# KitchenAid Professional Mixer



## kokopuffs (Aug 4, 2000)

I recently purchased the 525 watt KA Pro mixer. I plan to knead bread dough with it. How do I know if the dough is becoming overworked?

BTW I purchased the unit for $299 plus tax at Williams Sonoma. They do price matching so I presented them with a hardcopy advertisement from electronicsEmall.com that sells the unit for the same price. Go for it y'all!!!!!!!!!!!!!!     

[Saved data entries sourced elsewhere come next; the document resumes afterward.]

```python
class EgGeneratorConfig(C.Structure):
# ... 82 lines not shown
    "eg_resample_stream_reset": (C.c_int, [_P, _I, _I, _I, _P, _P]),
    "eg_resample_stream_push": (C.c_int, [_P, _I, _I, _I, _P, _P, _I, _P, _P, _I, _P]),
    "eg_skeleton_check": (C.c_int, [_P, _P, _P, _I]),
    "eg_skeleton_out_frames": (_L, [_L, _I, _I]),
    "eg_skeleton_tile_frames": (_I, []),
    "eg_skeleton_joints": (C.c_int, [_P, _I, _I, _P, _P, _P, _I, _P, _P, _I, _I, _P, _I, _I, _I, _P, _L, _P]),
    "eg_skeleton_dir_vec": (C.c_int, [_P, _I, _I, _P, _P, _P, _I, _P, _P, _I, _I, _P, _P, _P]),
    "eg_skeleton_rest_check": (C.c_int, [_P, _I]),
    "eg_skeleton_levels": (C.c_int, [_P, _P, _P, _I, _P, _P]),
    "eg_skeleton_rotations": (C.c_int, [_P, _I, _I, _P, _P, _P, _I, _P, _P, _P, _I, _I, _P, _I, _I, _I, _P, _L, _P]),
    "eg_beat_tables": (C.c_int, [_P, _P, _P, _P]),
    "eg_beat_workspace_bytes": (_L, [_I, _I]),
    "eg_beat_align": (C.c_int, [_P, _I, _I, _P, _I, _I, _I, _I, _I, C.c_double, _I, _P, _P, _P, _P, _P, _L, _P, _P, _P, _P, _P, _P, _P]),
    "eg_beat_tracks_meta_ints": (_L, [_I]),
    "eg_beat_tracks_meta": (C.c_int, [_P, _P, _P, _I, _I, _P]),
    "eg_beat_tracks_workspace_bytes": (_L, [_P, _P, _I, _I, _I]),
    "eg_beat_align_tracks": (C.c_int, [_P, _I, _L, _P, _P, _P, _I, _I, _I, _P, _I, _I, _P, C.c_double, _I, _P, _P, _P, _P, _P, _L, _P, _P, _P,
                                       _P, _P, _P, _P]),
    "eg_beat_tracks_scan": (C.c_int, [_P, _P, _I, _P, _P, _L, _P, _P, _P]),
    "eg_take_meta_ints": (_L, [_I]),
    "eg_take_meta": (C.c_int, [_P, _I, _P]),
    "eg_track_rows_pack": (C.c_int, [_P, _I, _I, _I, _I, _P, _P, _P, _P]),
    "eg_take_distance_workspace_bytes": (_L, [_P, _I, _I]),
    "eg_take_distance": (C.c_int, [_P, _I, _I, _I, _P, _P, _I, _P, _L, _P, _P, _P]),
    "eg_conv3x3": (C.c_int, [_P, _P, _P, _P, _P, _P, _P, _I, _I, _I, _I, _I, _I, _I, _I, _I, _P]),
    "eg_conv3x3_se": (C.c_int, [_P, _P, _P, _P, _P, _P, _P, _P, _P, _I, _I, _I, _I, _I, _I, _I, _I, _I, _P]),
    "eg_se_gate_pre": (C.c_int, [_P, _P, _I, _P, _P, _P, _P, _P, _P, _P, _P, _I, _I, _I, _I, _P]),
    "eg_se_block_fused": (C.c_int, [_P] * 19 + [_I] * 7 + [_P]),
    "eg_conv3x3_gap_tiles": (_I, [_I, _I, _I, _I, _I]),
    "eg_conv3x3_channel_split": (_I, [_I, _I, _I, _I, _I, _I, _I]),
    "eg_stem_conv": (C.c_int, [_P, _P, _P, _P, _P, _P, _I, _I, _I, _I, _P]),
    "eg_se_gate": (C.c_int, [_P, _I, _P, _P, _P, _P, _P, _I, _I, _I, _P]),
    "eg_se_residual_relu": (C.c_int, [_P, _P, _P, _P, _P, _P, _P, _I, _I, _I, _I, _I, _I, _I, _I, _P]),
    "eg_linear": (C.c_int, [_P, _I, _P, _I, _P, _P, _P, _I, _P, _I, _I, _I, _I, _I, _I, _I, _I, _P]),
    "eg_split_tiles": (C.c_int, [_P, _I, _I, _I, _P, _P]),
    "eg_linear_presplit": (C.c_int, [_P, _I, _P, _I, _P, _P, _P, _I, _P, _I, _I, _I, _I, _I, _I, _P]),
    "eg_linear_presplit_causal": (C.c_int, [_P, _I, _P, _P, _I, _P, _P, _I, _P, _I, _P, _I, _I, _I, _I, _I, _I, _I, _I, _P]),
    "eg_linear_splitk": (C.c_int, [_P, _I, _P, _I, _P, _P, _I, _I, _I, _I, _I, _I, _P, _I, _P]),
    "eg_layernorm": (C.c_int, [_P, _P, _P, _P, _I, _I, C.c_float, _P]),
    "eg_attention": (C.c_int, [_P, _I, _P, _I, _P, _I, _P, _I, _P, _I, _I, _I, _I, _I, _I, _P]),
    "eg_attention_masked": (C.c_int, [_P, _I, _P, _I, _P, _I, _P, _L, _I, _P, _I, _P, _I, _I, _I, _I, _I, _I, _P]),
    "eg_mha_workspace_bytes": (_L, [_I, _I, _I, _I, _I]),
    "eg_multi_head_attention": (C.c_int, [_P, _P, _P, _P, _P, _P, _P, _P, _P, _P, _I, _I, _I, _I, _I, _I, _P, _L, _P]),
    "eg_ffn_workspace_bytes": (_L, [_I, _I, _I]),
    "eg_positionwise_ffn": (C.c_int, [_P, _P, _P, _P, _P, _P, _P, _P, _I, _I, _I, _I, _P, _L, _P]),
    "eg_tcn_forward": (C.c_int, [_P, _P, _P, _I, _I, _I, _I, _I, _P, _L, _P]),
    "eg_add_rows": (C.c_int, [_P, _P, _P, _L, _I, _I, _P]),
    "eg_add_rows_split": (C.c_int, [_P, _P, _P, _P, _L, _I, _I, _P]),
    "eg_conv3x3_packed_floats": (_L, [_I, _I]),
    "eg_profile_enable": (C.c_int, [_I]),
    "eg_profile_disable": (C.c_int, []),
    "eg_profile_read": (_I, [_P, _P, _P, _I]),
    "eg_profile_read_workgroups": (_I, [_P, _I]),
    "eg_reparameterize": (C.c_int, [_P, _P, _P, _P, _L, _P]),
    "eg_conv1d": (C.c_int, [_P, _P, _P, _P, _P, _P, _I, _I, _I, _I, _I, _I, _I, _I, _P]),
    "eg_contrastive_workspace_bytes": (C.c_int64, [_I]),
    "eg_contrastive_loss": (C.c_int, [_P, _P, _I, _I, _P, _P, _P, _P, _L, _P]),
    "eg_contrastive_backward_workspace_bytes": (_L, [_I]),
    "eg_contrastive_loss_backward": (C.c_int, [_P, _P, _I, _I, _P, _P, _P, _L, _P]),
    "eg_transpose": (C.c_int, [_P, _I, _I, _I, _P, _I, _P]),
    "eg_gemm_tn_workspace_floats": (_L, [_I, _I, _L]),
    "eg_gemm_tn": (C.c_int, [_P, _I, _P, _I, _P, _I, _I, _I, _L, _P, _L, _I, _P]),
    "eg_conv3x3_wgrad": (C.c_int, [_P, _P, _P, _I, _I, _I, _I, _I, _I, _P, _L, _P]),
    "eg_im2col3x3": (C.c_int, [_P, _P, _I, _I, _I, _I, _I, _I, _P]),
    "eg_subsample": (C.c_int, [_P, _P, _I, _I, _I, _I, _I, _I, _P]),
    "eg_conv1d_cl_forward": (C.c_int, [_P, _P, _P, _P] + [_I] * 9 + [_P]),
    "eg_conv1d_cl_backward_input": (C.c_int, [_P, _P, _P, _P] + [_I] * 9 + [_P]),
    "eg_conv1d_cl_backward_weight_workspace_floats": (_L, [_I] * 7),
    "eg_conv1d_cl_backward_weight": (C.c_int, [_P, _P, _P, _P, _P] + [_I] * 9 + [_P, _L, _P]),
    "eg_pad_cols": (C.c_int, [_P, _P, _L, _I, _I, _P]),
    "eg_colreduce_workspace_floats": (_L, [_I]),
    "eg_bn_train_forward": (C.c_int, [_P, _P, _P, _P, _P, _P, _P, _P, _L, _I, C.c_float, C.c_float, _P, _P]),
    "eg_bn_train_backward": (C.c_int, [_P, _P, _P, _P, _P, _P, _P, _P, _L, _I, _I, _P, _P]),
    "eg_bn_train_forward_gap": (C.c_int, [_P, _P, _I, _I, _P, _P, _P, _P, _P, _P, _P, _P, _L, _I, C.c_float, C.c_float, _P, _P]),
    "eg_bn_train_forward_sq": (C.c_int, [_P, _P, _P, _I, _I, _P, _P, _P, _P, _P, _P, _P, _P, _L, _I, C.c_float, C.c_float, _P, _P]),
    "eg_conv3x3_sq": (C.c_int, [_P, _P, _P, _P, _P, _P] + [_I] * 8 + [_P]),
    "eg_se_gate_train_forward": (C.c_int, [_P] * 12 + [_I, _I, _I, _P]),
    "eg_se_tail_forward": (C.c_int, [_P] * 9 + [_I, _I, _I, _P]),
    "eg_se_tail_backward_reduce": (C.c_int, [_P] * 7 + [_I, _I, _I, _P, _P]),
    "eg_se_gate_train_backward": (C.c_int, [_P] * 16 + [_I, _I, _I, _P]),
    "eg_se_tail_backward_finish": (C.c_int, [_P] * 14 + [_I, _I, _I, _P]),
    "eg_se_tail_backward_apply": (C.c_int, [_P] * 13 + [_I, _I, _I, _P]),
    "eg_colsum": (C.c_int, [_P, _P, _P, _P, _L, _I, _P, _P]),
    "eg_elementwise": (C.c_int, [_P, _P, _P, _L, _I, C.c_float, _P]),
    "eg_conv3x3_wgrad_mfma_workspace_floats": (_L, [_I, _I, _I, _I, _I]),
    "eg_conv3x3_wgrad_mfma": (C.c_int, [_P, _P, _P, _I, _I, _I, _I, _I, _P, _L, _P]),
    "eg_conv3x3_wgrad_mfma_oihw": (C.c_int, [_P, _P, _P, _I, _I, _I, _I, _I, _P, _L, _P]),
    "eg_conv3x3_wgrad_gather_mfma": (C.c_int, [_P, _P, _P, _I, _I, _I, _I, _I, _I, _P, _L, _P]),
    "eg_conv3x3_dgrad_s2": (C.c_int, [_P, _P, _P, _P, _I, _I, _I, _I, _I, _I, _P]),
    "eg_conv3x3_res_masked": (C.c_int, [_P, _P, _P, _P, _P, _I, _I, _I, _I, _I, _I, _P]),
    "eg_conv3x3_wgrad_mfma_oihw_in_affine": (C.c_int, [_P, _P, _P, _P, _P, _I, _I, _I, _I, _I, _P, _L, _P]),
    "eg_conv3x3_sq_in_affine": (C.c_int, [_P, _P, _P, _P, _P, _P, _P, _P, _I, _I, _I, _I, _I, _I, _I, _I, _P]),
    "eg_bn_train_stats_sq": (C.c_int, [_P, _P, _I, _I, _P, _P, _P, _P, _P, _P, _P, _P, _L, _I, C.c_float, C.c_float, _P, _P]),
    "eg_pack_conv3x3_device": (C.c_int, [_P, _I, _I, _I, _P, _P]),
    "eg_linear_packed_floats": (_L, [_I, _I]),
    "eg_pack_linear_device": (C.c_int, [_P, _I, _I, _I, _I, _P, _P]),
    "eg_pack_table_blocks": (_I, [_I, _I, _I, _I]),
    "eg_pack_table": (C.c_int, [_P, _I, _I, _P]),
    "eg_dropout": (C.c_int, [_P, _P, _L, C.c_float, C.c_uint32, C.c_uint64, _P]),
    "eg_dropout_dev": (C.c_int, [_P, _P, _L, C.c_float, C.c_uint32, C.c_uint64, _P, _P]),
    "eg_seg_mean": (C.c_int, [_P, _P, _I, _I, _I, C.c_float, _P, _P]),
    "eg_seg_dot": (C.c_int, [_P, _P, _P, _I, _I, _I, _P, _P]),
    "eg_se_scale": (C.c_int, [_P, _P, _P, _P, _I, _I, _I, _P]),
    "eg_layernorm_backward": (C.c_int, [_P, _P, _P, _P, _P, _I, _I, C.c_float, _P]),
    "eg_attention_train": (C.c_int, [_P, _I, _P, _I, _P, _I, _P, _I, _P, _I, _I, _I, _I, _I, C.c_float, C.c_uint32, C.c_uint64, _P, _P]),
    "eg_attention_backward_train": (C.c_int, [_P, _I, _P, _I, _P, _I, _P, _P, _I, _P, _I, _P, _I, _P, _I, _I, _I, _I, _I, _I, C.c_float, C.c_uint32,
# ... 57 lines not shown
```

emotiongestures_amd/csrc/mel.hip:

```cpp
#include "common.h"
#include "beat_shared.h"
#include <hip/hip_fp16.h>
#include <math.h>

namespace {

__global__ __launch_bounds__(256) void mel_power_kernel(const float* __restrict__ audio, int n_samples, const float* __restrict__ melfb_t,
                                                        const float* __restrict__ window, const float* __restrict__ twiddle,
                                                        const int* __restrict__ band, float* __restrict__ melpow, int n_frames) {
    __shared__ float re[1024], im[1024];
    const int f0 = blockIdx.x * 2, f1 = f0 + 1, b = blockIdx.y, tid = threadIdx.x;
    const float* clip = audio + (size_t)b * n_samples;
    for (int i = tid; i < 1024; i += 256) {
        const int s0 = f0 * 512 - 512 + i, s1 = s0 + 512;
        const float wv = window[i];
        const int r = (int)(__brev((unsigned)i) >> 22);
        re[r] = (s0 >= 0 && s0 < n_samples) ? clip[s0] * wv : 0.f;
        im[r] = (f1 < n_frames && s1 >= 0 && s1 < n_samples) ? clip[s1] * wv : 0.f;
    }
    __syncthreads();
#pragma unroll 1
    for (int s = 0; s < 10; ++s) {
        const int half = 1 << s;
#pragma unroll
        for (int u = 0; u < 2; ++u) {
            const int j = tid + u * 256;
            const int pos = j & (half - 1), i0 = ((j >> s) << (s + 1)) + pos, i1 = i0 + half;
            const int tw = pos << (9 - s);
            const float c = twiddle[2 * tw], sn = twiddle[2 * tw + 1];
            const float xr = re[i1], xi = im[i1];
            const float tr = xr * c - xi * sn, ti = xr * sn + xi * c;
            const float ar = re[i0], ai = im[i0];
            re[i0] = ar + tr; im[i0] = ai + ti;
            re[i1] = ar - tr; im[i1] = ai - ti;
        }
        __syncthreads();
    }
    float pa[3], pb[3];
#pragma unroll
    for (int u = 0; u < 3; ++u) {
        const int k = u < 2 ? tid + u * 256 : 512, nk = (1024 - k) & 1023;
        pa[u] = pb[u] = 0.f;
        if (u < 2 || tid == 0) {
            const float zr = re[k], zi = im[k], yr = re[nk], yi = im[nk];
            const float r0 = 0.5f * (zr + yr), i0 = 0.5f * (zi - yi);
            const float r1 = 0.5f * (zi + yi), i1 = 0.5f * (yr - zr);
            pa[u] = r0 * r0 + i0 * i0;
            pb[u] = r1 * r1 + i1 * i1;
        }
    }
    __syncthreads();
    re[tid] = pa[0]; re[tid + 256] = pa[1];
    im[tid] = pb[0]; im[tid + 256] = pb[1];
    if (tid == 0) { re[512] = pa[2]; im[512] = pb[2]; }
    __syncthreads();
    const int m = tid & 127, fr = tid >> 7, f = f0 + fr;
    const float* pw = fr ? im : re;
    const int b0 = band[2 * m], b1 = band[2 * m + 1];
    float s = 0.f;
    for (int k = b0; k < b1; ++k) s += melfb_t[k * 128 + m] * pw[k];
    if (f < n_frames) melpow[((size_t)b * 128 + m) * n_frames + f] = s;
}

__global__ __launch_bounds__(1024) void mel_db_kernel(const float* __restrict__ melpow, float* __restrict__ spec, int n_frames,
                                                      int out_frames) {
    __shared__ float red[16];
    const int b = blockIdx.x, tid = threadIdx.x;
    const float* p = melpow + (size_t)b * 128 * n_frames;
    float mx = 0.f;
    for (int i = tid; i < 128 * n_frames; i += 1024) mx = fmaxf(mx, p[i]);
    mx = wave_max(mx);
    if ((tid & 63) == 0) red[tid >> 6] = mx;
    __syncthreads();
    mx = red[0];
#pragma unroll
    for (int w = 1; w < 16; ++w) mx = fmaxf(mx, red[w]);
    const float inv_ref = 1.0f / fmaxf(1e-10f, mx);
    const float floor_db = -80.f;
    for (int i = tid; i < 128 * out_frames; i += 1024) {
        const int m = i / out_frames, f = i - m * out_frames;
        float db = 10.f * log10f(fmaxf(1e-10f, p[m * n_frames + f]) * inv_ref);
        db = fmaxf(db, floor_db);
        spec[((size_t)b * 128 + m) * out_frames + f] = __half2float(__float2half_rn(db));
    }
}

double hz_to_mel(double f) {
    const double f_sp = 200.0 / 3, min_log_hz = 1000.0, min_log_mel = min_log_hz / f_sp, logstep = log(6.4) / 27.0;
    return f >= min_log_hz ? min_log_mel + log(f / min_log_hz) / logstep : f / f_sp;
}
double mel_to_hz(double m) {
    const double f_sp = 200.0 / 3, min_log_hz = 1000.0, min_log_mel = min_log_hz / f_sp, logstep = log(6.4) / 27.0;
    return m >= min_log_mel ? min_log_hz * exp(logstep * (m - min_log_mel)) : f_sp * m;
}

}

namespace {

void mel_tables_host(int n_fft, float* h_melfb_t, float* h_window, float* h_twiddle, int32_t* h_band) {
    const int n_mels = 128, n_bins = n_fft / 2 + 1;
    const double sr = 16000.0;
    double hz[130];
    const double m_lo = hz_to_mel(0.0), m_hi = hz_to_mel(sr / 2);
    for (int i = 0; i < n_mels + 2; ++i) hz[i] = mel_to_hz(m_lo + (m_hi - m_lo) * i / (n_mels + 1));
    for (int m = 0; m < n_mels; ++m) {
        const double enorm = 2.0 / (hz[m + 2] - hz[m]);
        for (int k = 0; k < n_bins; ++k) {
            const double fk = (sr / 2) * k / (n_bins - 1);
            const double lower = (fk - hz[m]) / (hz[m + 1] - hz[m]);
            const double upper = (hz[m + 2] - fk) / (hz[m + 2] - hz[m + 1]);
            double w = lower < upper ? lower : upper;
            if (w < 0) w = 0;
            h_melfb_t[k * 128 + m] = (float)(w * enorm);
        }
        int lo = n_bins, hi = 0;
        for (int k = 0; k < n_bins; ++k)
            if (h_melfb_t[k * 128 + m] != 0.f) { if (k < lo) lo = k; hi = k + 1; }
        if (lo > hi) lo = hi = 0;
        h_band[2 * m] = lo; h_band[2 * m + 1] = hi;
    }
    const double pi = 3.14159265358979323846;
    for (int i = 0; i < n_fft; ++i) h_window[i] = (float)(0.5 - 0.5 * cos(2.0 * pi * i / n_fft));
    for (int t = 0; t < n_fft / 2; ++t) {
        h_twiddle[2 * t] = (float)cos(2.0 * pi * t / n_fft);
        h_twiddle[2 * t + 1] = (float)(-sin(2.0 * pi * t / n_fft));
    }
}

}

extern "C" int eg_mel_tables(float* h_melfb_t, float* h_window, float* h_twiddle, int32_t* h_band) {
    EG_REQUIRE(h_melfb_t && h_window && h_twiddle && h_band, EG_ERR_BAD_ARG, "eg_mel_tables: null pointer");
    mel_tables_host(1024, h_melfb_t, h_window, h_twiddle, h_band);
    return EG_OK;
}

extern "C" int64_t eg_mel_workspace_bytes(int32_t batch, int32_t n_samples) {
    const int n_frames = 1 + n_samples / 512;
    return (int64_t)batch * 128 * n_frames * (int64_t)sizeof(float);
}

extern "C" int eg_melspectrogram(const float* audio, int32_t batch, int32_t n_samples, const float* d_melfb_t,
                                 const float* d_window, const float* d_twiddle, const int32_t* d_band, float* spec, int32_t out_frames,
                                 void* workspace, int64_t workspace_bytes, void* stream) {
    EG_REQUIRE(audio && d_melfb_t && d_window && d_twiddle && d_band && spec && workspace, EG_ERR_BAD_ARG, "eg_melspectrogram: null pointer");
    EG_REQUIRE(batch > 0 && n_samples >= 512, EG_ERR_BAD_ARG, "eg_melspectrogram: batch=%d n_samples=%d", batch, n_samples);
    const int n_frames = 1 + n_samples / 512;
    EG_REQUIRE(out_frames > 0 && out_frames <= n_frames, EG_ERR_BAD_ARG, "eg_melspectrogram: out_frames=%d of %d", out_frames, n_frames);
    EG_REQUIRE(workspace_bytes >= eg_mel_workspace_bytes(batch, n_samples), EG_ERR_WORKSPACE, "eg_melspectrogram: workspace too small");
    hipStream_t st = (hipStream_t)stream;
    float* melpow = reinterpret_cast<float*>(workspace);
    hipLaunchKernelGGL(mel_power_kernel, dim3((n_frames + 1) / 2, batch), dim3(256), 0, st, audio, n_samples, d_melfb_t, d_window, d_twiddle,
                       d_band, melpow, n_frames);
    int rc = eg_check_launch("mel_power");
    if (rc) return rc;
    hipLaunchKernelGGL(mel_db_kernel, dim3(batch), dim3(1024), 0, st, melpow, spec, n_frames, out_frames);
    return eg_check_launch("mel_db");
}
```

[ April 10, 2001: Message edited by: kokopuffs ]


----------



## shroomgirl (Aug 11, 2000)

wooo that is too cheap, thanks!
I have destoryed several robocops (robocoup?)
cuisinarts, and one kitchenaid....noone around here repairs them....I've even sent them to SF for repairs.
It's time for the big guns.


----------



## kokopuffs (Aug 4, 2000)

I'd always recommend the most powerful model. However, the speed setting is #2 for kneading bread. No lower, no faster. Only #2 is the correct speed setting for working bread doughs.


----------



## kokopuffs (Aug 4, 2000)

Hey Shroomgirl. What size KA's did you burn out. How much dough did it knead and how long did you use the unit?


----------



## shroomgirl (Aug 11, 2000)

it was either 325 or 400....it sat in a box for months, I was using a cuisinart for mixing doughs at the time and didn't open it for a while....used it for probably 6 monthes, I don't remember the dough that broke the KA engine....but I'm rough on machinery, I buy emersion blenders every 4-6 monthes...
Some of my breads are pretty dense, rye,whole wheat, molasses, milk, butter, nuts, seeds etc....


----------



## pooh (Mar 13, 2001)

Good for you!

They sell that at Sur la table for a lot more!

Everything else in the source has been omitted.